Symmetry-enforced agreement of Kohn--Sham and many-body Berry phases in the SSH--Hubbard chain
Kai Watanabe
Abstract
We study when a density-matching Kohn--Sham (KS) description can reproduce a many-body Berry phase in a correlated insulator, despite the fact that geometric phases are functionals of the wave function. Focusing on the one-dimensional SSH--Hubbard chain on a ring as a controlled interacting topological model, we introduce a $U(1)$ twist $θ$ (flux insertion). The many-body ground state along the full twist cycle is computed by the density-matrix renormalization group (DMRG), while the onsite interaction $U$ is tuned from the noninteracting to the strong-coupling regime. At half filling in the inversion-symmetric gapped regime, our DMRG calculations show that the density remains constant within numerical accuracy over the entire $(θ,U)$ range studied.

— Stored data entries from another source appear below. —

__device__ __forceinline__ uint32_t gj_tok_run_in(const GjTokLds& sm, const uint32_t from, const uint32_t start_bit)
{
    uint32_t p1 = from - 1u;
    const uint32_t e1 = start_bit - 1u;
    uint32_t z = 1;
    uint32_t toff = (uint32_t)GJ_DEC2_WORDS * 2u;
    GJ_TOK_WIN_INIT(sm, p1);
    while (p1 < e1) {
        GJ_TOK_WIN_BITS(sm, p1);
        const uint16_t* t = reinterpret_cast<const uint16_t*>(reinterpret_cast<const uint8_t*>(sm.tab) + toff);
        uint32_t e = t[gj_bfe_u32<32 - GJ_DEC_FAST_BITS, GJ_DEC_FAST_BITS>(win)];
        if ((e & 31u) == 0) e = t[(e >> 5) + ((win >> 16) & 63u)];
        p1 += e & 31u;
        GJ_TOK_WIN_STEP(p1);
        z += (e >> 9) & 63u;
        const uint32_t inside = (uint32_t)((int32_t)(z - 64u) >> 31);
        z &= inside;
        toff = ((uint32_t)GJ_DEC2_WORDS * 2u) & inside;
    }
    return (p1 - e1) | (z << 5);
}

template <int MODE>
__device__ __forceinline__ uint32_t gj_tok_decode(const GjTokLds& sm, const uint32_t start_bit, const uint32_t end_bit, const uint32_t entry, uint32_t& counts,
                                                  uint16_t* __restrict__ tok_out ,
                                                  uint32_t* __restrict__ s_blkinfo ,
                                                  const uint32_t tok_rel , uint32_t blk,
                                                  const uint32_t nblocks, int16_t* __restrict__ coefs ,
                                                  uint32_t* __restrict__ s_big)
{
    uint32_t p1 = start_bit + (entry & 31u) - 1u;
    const uint32_t e1 = end_bit - 1u;
    uint32_t z = (entry >> 5) & 63u;
    uint32_t toff = z == 0 ? 0u : (uint32_t)GJ_DEC2_WORDS * 2u;
    uint32_t nb = 0, ntok = 0, mx = 0;
    uint16_t* tp = tok_out;
    GJ_TOK_WIN_INIT(sm, p1);
    while (p1 < e1) {
        GJ_TOK_WIN_BITS(sm, p1);
        const uint16_t* t = reinterpret_cast<const uint16_t*>(reinterpret_cast<const uint8_t*>(sm.tab) + toff);
        uint32_t e = t[gj_bfe_u32<32 - GJ_DEC_FAST_BITS, GJ_DEC_FAST_BITS>(win)];
        if ((e & 31u) == 0) e = t[(e >> 5) + ((win >> 16) & 63u)];
        const uint32_t tot = e & 31u, adv = (e >> 9) & 63u, sz = (e >> 5) & 15u;
        if (MODE == 0) {
            ntok += e >> 15;
        } else {
            const uint32_t x = win << (tot - sz);
            uint32_t neg = (uint32_t)((int32_t)~x >> 31);
            GJ_KEEP(neg);
            const uint32_t mag = (x ^ neg) >> ((32u - sz) & 31u);
            const int v = (int)((mag ^ neg) - neg);
            if ((int16_t)e < 0) {
                const uint32_t pos = z + adv - 1u;
                if (MODE == 1) {
                    mx = max(mx, sz);
                    *tp++ = (uint16_t)(((uint32_t)v << 6) | sm.zz[pos]);
                } else {
                    if (blk + nb < nblocks && pos < 64u) coefs[(uint64_t)(blk + nb) * 64 + sm.zz[pos]] = (int16_t)v;
                    ntok++;
                }
            } else if (z == 0) {
                const uint32_t t = MODE == 1 ? tok_rel + (uint32_t)(tp - tok_out) : tok_rel + ntok;
                if (blk + nb <= nblocks) s_blkinfo[blk + nb] = (sz ? (uint32_t)v & 0xFFFFu : 0u) | (t << 16);
            }
        }
        p1 += tot;
        GJ_TOK_WIN_STEP(p1);
        z += adv;
        const uint32_t inside = (uint32_t)((int32_t)(z - 64u) >> 31);
        z &= inside;
        toff = ((uint32_t)GJ_DEC2_WORDS * 2u) & inside;
        nb += 1u + inside;
    }
    if (MODE == 1) ntok = (uint32_t)(tp - tok_out);
    if (MODE == 1 && mx >= 10u) *s_big = 1u;
    counts = nb | (ntok << 16);
    return (p1 - e1) | (z << 5);
}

Thus, the density has no dependence on either the flux $θ$ or the interaction strength $U$. Accordingly, the symmetry-preserving density constraint collapses the KS reference to an SSH-type quadratic representative with $U$-independent geometric diagnostics. Nevertheless, the many-body wave function exhibits a nontrivial geometric response: the quantum metric associated with the $θ$-parametrized ground-state manifold depends on $θ$ at intermediate $U$ and is strongly suppressed at large $U$, consistent with the charge fluctuation freezing. Intriguingly, the KS and many-body Berry phases coincide throughout the gapped regime as $U$ is tuned from weak to strong coupling. We show that this agreement is best understood as symmetry-enforced $\mathbb{Z}_2$ sector matching, rather than as evidence that the density encodes the many-body Berry connection.